Will the SEC’s More Restrictive Policy for Subpoena Approval Create a Bottleneck for Whistleblower Claims?

April 18, 2017
Aaron D. Blacksberg

On February 16, 2017, the U.S. Securities and Exchange Commission (SEC) announced an important policy change that reduces the number of SEC enforcement officials who can issue subpoenas and authorize SEC investigations.  Under the new policy, only the Director of the SEC’s Enforcement Division has the power to approve subpoena requests and/or initiate an SEC investigation.  This marks a departure from the policy that had been in place since 2009, where Assistant Directors in the SEC Enforcement Division possessed these subpoena approval and investigatory powers.

The SEC’s 2009 policy was intended to prevent future failures to detect and stop fraud on investors.  Those failures arguably plagued the SEC during the build up to the global financial crisis, and were most publicly evidenced by Bernie Madoff’s massive and undetected fraud on investors.  While the impact of this policy change is unclear, there are troubling signs that it could create a bottleneck for whistleblower claims.

Should Whistleblowers Anticipate Further Changes?

Given our experience representing whistleblowers, we know that SEC investigations can be incredibly complex endeavors that many take years to resolve.  And in recent years, the SEC Enforcement Division’s aggressive pursuit of corporate fraudsters has been encouraging to whistleblowers.

But the new policy change could portend a less aggressive and more pro-business SEC, and it might constitute a step towards further deregulation of companies and the imposition of additional limits on the SEC’s enforcement power.

James Kidney, a former trial attorney with the SEC Enforcement Division, noted in a recent post discussing the policy change that the SEC appears to be “considering eliminating [subpoena] authority altogether.”  Kidney and other commentators have suggested that corporate interests pushed for the February 2017 policy change because of mounting frustration in recent years with the SEC’s more vigorous exercise of investigatory powers.  If the commentators’ speculation is accurate, whistleblowers and their counsel should remain vigilant about additional changes to SEC enforcement policies and rules in the coming months.

Will the SEC’s Investigatory Powers Weaken?

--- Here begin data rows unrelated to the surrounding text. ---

__global__ void tc_split_weights_kernel(const float* __restrict__ w, __half* __restrict__ hi, __half* __restrict__ lo,
// ... 221 lines not shown
      else if (clock64() - t0 > *(volatile long long*)&g_wait_limit) { mbar_timeout(); aborted = true; break; }
    }
  }
  aborted = __any_sync(0xffffffffu, aborted);
}
__device__ __forceinline__ void mbar_wait(uint32_t bar, uint32_t parity) {
  uint32_t done = 0;
  const long long t0 = clock64();
  while (!done) {
    asm volatile(
        "{\n\t.reg .pred p;\n\t"
        "mbarrier.try_wait.parity.shared::cta.b64 p, [%1], %2, %3;\n\t"
        "selp.u32 %0, 1, 0, p;\n\t}"
        : "=r"(done)
        : "r"(bar), "r"(parity), "r"(0x989680u)
        : "memory");
    if (!done && clock64() - t0 > *(volatile long long*)&g_wait_limit) { mbar_timeout(); break; }
  }
}
__device__ __forceinline__ void tma_load_4d(uint32_t dst, const CUtensorMap* map, uint32_t bar, int c0, int c1, int c2, int c3) {
  asm volatile(
      "cp.async.bulk.tensor.4d.shared::cluster.global.mbarrier::complete_tx::bytes [%0], [%1, {%3, %4, %5, %6}], [%2];"
      ::"r"(dst), "l"(map), "r"(bar), "r"(c0), "r"(c1), "r"(c2), "r"(c3)
      : "memory");
}
__device__ __forceinline__ void tma_load_3d(uint32_t dst, const CUtensorMap* map, uint32_t bar, int c0, int c1, int c2) {
  asm volatile(
      "cp.async.bulk.tensor.3d.shared::cluster.global.mbarrier::complete_tx::bytes [%0], [%1, {%3, %4, %5}], [%2];"
      ::"r"(dst), "l"(map), "r"(bar), "r"(c0), "r"(c1), "r"(c2)
      : "memory");
}
__device__ __forceinline__ bool elect_one() {
  uint32_t pred;
  asm volatile(
      "{\n\t.reg .b32 rx;\n\t.reg .pred px;\n\t"
      "elect.sync rx|px, 0xffffffff;\n\t"
      "selp.b32 %0, 1, 0, px;\n\t}"
      : "=r"(pred));
  return pred != 0;
}

__device__ __forceinline__ uint64_t wg_desc(uint32_t saddr, uint32_t sbo) {
  return (uint64_t)((saddr >> 4) & 0x3FFFu) | ((uint64_t)1 << 16) | ((uint64_t)((sbo >> 4) & 0x3FFFu) << 32) | ((uint64_t)1 << 62);
}
__device__ __forceinline__ void wg_fence() { asm volatile("wgmma.fence.sync.aligned;" ::: "memory"); }
__device__ __forceinline__ void wg_commit() { asm volatile("wgmma.commit_group.sync.aligned;" ::: "memory"); }
__device__ __forceinline__ void wg_wait_all() { asm volatile("wgmma.wait_group.sync.aligned 0;" ::: "memory"); }
__device__ __forceinline__ void wg_mma_64x64(float (&d)[32], uint64_t da, uint64_t db, uint32_t accum) {
  asm volatile(
      "{\n\t.reg .pred p;\n\t"
      "setp.ne.b32 p, %34, 0;\n\t"
      "wgmma.mma_async.sync.aligned.m64n64k16.f32.f16.f16 "
      "{%0, %1, %2, %3, %4, %5, %6, %7, %8, %9, %10, %11, %12, %13, %14, %15, "
      "%16, %17, %18, %19, %20, %21, %22, %23, %24, %25, %26, %27, %28, %29, %30, %31}, %32, %33, p, 1, 1, 0, 0;\n\t}"
      : "+f"(d[0]), "+f"(d[1]), "+f"(d[2]), "+f"(d[3]), "+f"(d[4]), "+f"(d[5]), "+f"(d[6]), "+f"(d[7]), "+f"(d[8]),
        "+f"(d[9]), "+f"(d[10]), "+f"(d[11]), "+f"(d[12]), "+f"(d[13]), "+f"(d[14]), "+f"(d[15]), "+f"(d[16]),
        "+f"(d[17]), "+f"(d[18]), "+f"(d[19]), "+f"(d[20]), "+f"(d[21]), "+f"(d[22]), "+f"(d[23]), "+f"(d[24]),
        "+f"(d[25]), "+f"(d[26]), "+f"(d[27]), "+f"(d[28]), "+f"(d[29]), "+f"(d[30]), "+f"(d[31])
      : "l"(da), "l"(db), "r"(accum)
      : "memory");
}

__device__ __forceinline__ void wg_mma_64x128(float (&d)[64], uint64_t da, uint64_t db, uint32_t accum) {
  asm volatile(
      "{\n\t.reg .pred p;\n\t"
      "setp.ne.b32 p, %66, 0;\n\t"
      "wgmma.mma_async.sync.aligned.m64n128k16.f32.f16.f16 "
      "{%0, %1, %2, %3, %4, %5, %6, %7, %8, %9, %10, %11, %12, %13, %14, %15, "
      "%16, %17, %18, %19, %20, %21, %22, %23, %24, %25, %26, %27, %28, %29, %30, %31, "
      "%32, %33, %34, %35, %36, %37, %38, %39, %40, %41, %42, %43, %44, %45, %46, %47, "
      "%48, %49, %50, %51, %52, %53, %54, %55, %56, %57, %58, %59, %60, %61, %62, %63}, %64, %65, p, 1, 1, 0, 0;\n\t}"
      : "+f"(d[0]), "+f"(d[1]), "+f"(d[2]), "+f"(d[3]), "+f"(d[4]), "+f"(d[5]), "+f"(d[6]), "+f"(d[7]), "+f"(d[8]),
        "+f"(d[9]), "+f"(d[10]), "+f"(d[11]), "+f"(d[12]), "+f"(d[13]), "+f"(d[14]), "+f"(d[15]), "+f"(d[16]),
        "+f"(d[17]), "+f"(d[18]), "+f"(d[19]), "+f"(d[20]), "+f"(d[21]), "+f"(d[22]), "+f"(d[23]), "+f"(d[24]),
        "+f"(d[25]), "+f"(d[26]), "+f"(d[27]), "+f"(d[28]), "+f"(d[29]), "+f"(d[30]), "+f"(d[31]), "+f"(d[32]),
        "+f"(d[33]), "+f"(d[34]), "+f"(d[35]), "+f"(d[36]), "+f"(d[37]), "+f"(d[38]), "+f"(d[39]), "+f"(d[40]),
        "+f"(d[41]), "+f"(d[42]), "+f"(d[43]), "+f"(d[44]), "+f"(d[45]), "+f"(d[46]), "+f"(d[47]), "+f"(d[48]),
        "+f"(d[49]), "+f"(d[50]), "+f"(d[51]), "+f"(d[52]), "+f"(d[53]), "+f"(d[54]), "+f"(d[55]), "+f"(d[56]),
        "+f"(d[57]), "+f"(d[58]), "+f"(d[59]), "+f"(d[60]), "+f"(d[61]), "+f"(d[62]), "+f"(d[63])
      : "l"(da), "l"(db), "r"(accum)
      : "memory");
}
__device__ __forceinline__ void wg_wait_1() { asm volatile("wgmma.wait_group.sync.aligned 1;" ::: "memory"); }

As my colleague Alexis Ronickher wrote in January, the future of financial regulation is still very much uncertain under the new administration, and that uncertainty particularly clouds the future of the 2010 Dodd-Frank Wall Street Reform and Consumer Protection Act.  As counsel to whistleblowers, we have reason to believe that statutory whistleblower retaliation protections will survive any changes to SEC-related laws and regulations, in part because those statutory protections have the support of certain influential Republicans in Congress.  But the SEC’s decision to strip enforcement authority from Assistant Directors may foreshadow a future in which the SEC’s investigatory powers degrade even further.  Although whistleblowers who report corporate fraudsters to the SEC should remain protected from retaliation, they may also now need to contend with a bureaucratic bottleneck that could be created by the SEC’s February 2017 policy change.